United States trade policy aims to increase levels of intellectual property protection abroad beyond the level required by current international law codified in the WTO’s Agreement on Trade Related Intellectual Property Rights. Trade agreements such as the Trans-Pacific Partnership (TPP) require the extension of intellectual property protection to new types of products, processes and works, as well as increased enforcement of the new obligations. Policymakers have argued that stronger intellectual property protection will help economies grow, through increased foreign investment and the encouragement of domestic innovation. Academic research often finds a more complicated relationship between intellectual property on the one hand, and foreign investment, innovation and growth on the other – a relationship that can differ from nation to nation.

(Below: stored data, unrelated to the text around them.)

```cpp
template <int LF>
__device__ __forceinline__ void bias_relu(const f32x16 (&acc)[4], const float* bias, int h, f32x16 (&act)[4], float nsc) {
#pragma unroll
    for (int g = 0; g < 16; ++g) {
        const f32x4 b = *reinterpret_cast<const f32x4*>(bias + g * 8 + h * 4);
#pragma unroll
        for (int j = 0; j < 4; ++j) {
            if constexpr (LF == 2) {
                float v;
                asm("v_fma_f32 %0, -%1, %2, %3\n\tv_max_i32 %0, 0, %0" : "=v"(v) : "v"(acc[g >> 2][4 * (g & 3) + j]), "s"(nsc), "v"(b[j]));
                act[g >> 2][4 * (g & 3) + j] = v;
            } else act[g >> 2][4 * (g & 3) + j] = fmaxf(acc[g >> 2][4 * (g & 3) + j] + b[j], 0.0f);
        }
    }
}
__device__ __forceinline__ void publish_gates(const f32x16 (&act)[4], unsigned* __restrict__ rec, int layer) {
    unsigned m0 = 0u, m1 = 0u;
#pragma unroll
    for (int ib = 0; ib < 4; ++ib)
#pragma unroll
        for (int r = 0; r < 16; r += 4) {
            unsigned t0, t1, t2, t3;
            unsigned& m = ib < 2 ? m0 : m1;
            asm("v_med3_i32 %1, %5, 0, 1\n\tv_med3_i32 %2, %6, 0, 1\n\tv_med3_i32 %3, %7, 0, 1\n\tv_med3_i32 %4, %8, 0, 1\n\t"
                "v_lshl_or_b32 %0, %1, %9, %0\n\tv_lshl_or_b32 %0, %2, %10, %0\n\tv_lshl_or_b32 %0, %3, %11, %0\n\tv_lshl_or_b32 %0, %4, %12, %0"
                : "+v"(m), "=&v"(t0), "=&v"(t1), "=&v"(t2), "=&v"(t3)
                : "v"(act[ib][r]), "v"(act[ib][r + 1]), "v"(act[ib][r + 2]), "v"(act[ib][r + 3]), "n"(gate_bit(ib, r)), "n"(gate_bit(ib, r + 1)),
                  "n"(gate_bit(ib, r + 2)), "n"(gate_bit(ib, r + 3)));
        }
    typedef unsigned u32x2 __attribute__((ext_vector_type(2)));
    *reinterpret_cast<u32x2*>(rec + 2 * layer) = u32x2{m0, m1};
}

template <bool MASKS, bool RECORD, int LF>
__device__ __forceinline__ void decode_step_limb(const SceneDev& sc, RingL& rs, const float* small, float px, float py, float pz, const Taps& vt_,
                                                 float (&raw)[4], unsigned* __restrict__ gates, const DecRecord& rec, long q, bool rec_ok, float nsc,
                                                 float* stage = nullptr, long q0 = 0, int nvalid = 0) {
    auto scaled = [](Taps t) {
// ... 247 lines not shown
```

neural-volume-super-resolution_amd/csrc/limb_core.h:

```cpp
#pragma once
#include "decode_core.h"

namespace nvsr {

typedef unsigned u32x4 __attribute__((ext_vector_type(4)));
typedef __bf16 bf16x8 __attribute__((ext_vector_type(8)));
typedef __bf16 bf16x2_t __attribute__((ext_vector_type(2)));
typedef float f32x2_t __attribute__((ext_vector_type(2)));
typedef _Float16 f16x8 __attribute__((ext_vector_type(8)));
typedef _Float16 f16x2_t __attribute__((ext_vector_type(2)));

#define NVSR_CX __host__ __device__ __attribute__((always_inline)) constexpr
#define NVSR_INL __attribute__((always_inline))
NVSR_CX int limb_products(int limbs) { return limbs == 3 ? 6 : limbs == 1 ? 1 : 3; }
NVSR_CX int limb_w(int limbs, int p) { return limbs == 3 ? (p < 3 ? 0 : p < 5 ? 1 : 2) : limbs == 1 ? 0 : (p < 2 ? 0 : 1); }
NVSR_CX int limb_x(int limbs, int p) { return limbs == 3 ? (p == 0 ? 2 : p == 1 ? 1 : p == 2 ? 0 : p == 3 ? 1 : 0) : limbs == 1 ? 0 : (p == 0 ? 1 : 0); }

constexpr int KB_RGB0 = 0;
constexpr int KB_RGB1 = 12;
constexpr int KB_DEN0 = 36;
constexpr int KB_DEN1 = 39;
constexpr int KB_TOTAL = 63;
constexpr int kb_words(int limbs) { return 4 * limbs * 256; }
constexpr int P_LIMB3 = NVSR_DECODER_PACKED_F32_FLOATS;
// ... 149 lines not shown
                __builtin_amdgcn_sched_barrier(0);
#if defined(R3_ABLATE) && (R3_ABLATE & 128)
                if (p < LIMBS) { fn.v[p] = fa.v[p]; fn.v[p][0] ^= (unsigned)(q + 1); }
#else
                if (p < LIMBS) { const int t_ = LIMBS - 1 - p; fn.v[t_] = wv[(((q + 1) % NQ) * LIMBS + t_) * 64]; }
#endif
                if (kb + 1 < NKB) {
                    split_slice<LIMBS>(ob * NP + p, [&](int i) { return src(kb + 1, i); }, nxt, sp);
                    if constexpr (HAS_GATE) { if ((ob * NP + p) % NP == 0 && (ob * NP + p) / NP < 4) gate(kb + 1, (ob * NP + p) / NP, nxt.v[0][(ob * NP + p) / NP]); }
                } else if constexpr (HAS_TAIL) tail(ob * NP + p, nxt);
                side(q * NP + p);
                __builtin_amdgcn_sched_barrier(0);
            }
#pragma unroll
            for (int t = 0; t < LIMBS; ++t) fa.v[t] = fn.v[t];
        }
        if (kb + 1 < NKB || HAS_TAIL) {
#pragma unroll
            for (int t = 0; t < LIMBS; ++t) cur.v[t] = nxt.v[t];
        }
    }
}

}
```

Our first panel will include professors of economics, law and business, each of whom have written on linkages between intellectual property and other determinants of growth. Our second panel will include one of the authors of the recent and often cited Department of Commerce report Intellectual Property and the U.S. Economy: Industries in Focus, a representative from the biotechnology industry, and two panelists from consumer oriented nonprofits that have each been involved in the TPP negotiations.
At lunch, Yale Law Professor Oona Hathaway will present her critique of the way trade agreements are implemented in the U.S. via Executive Agreements, and her proposal to create a more balanced, democratic, and effective system for international lawmaking in the United States. Her talk will be followed by a response from NYU Law Professor Rochelle Dreyfuss.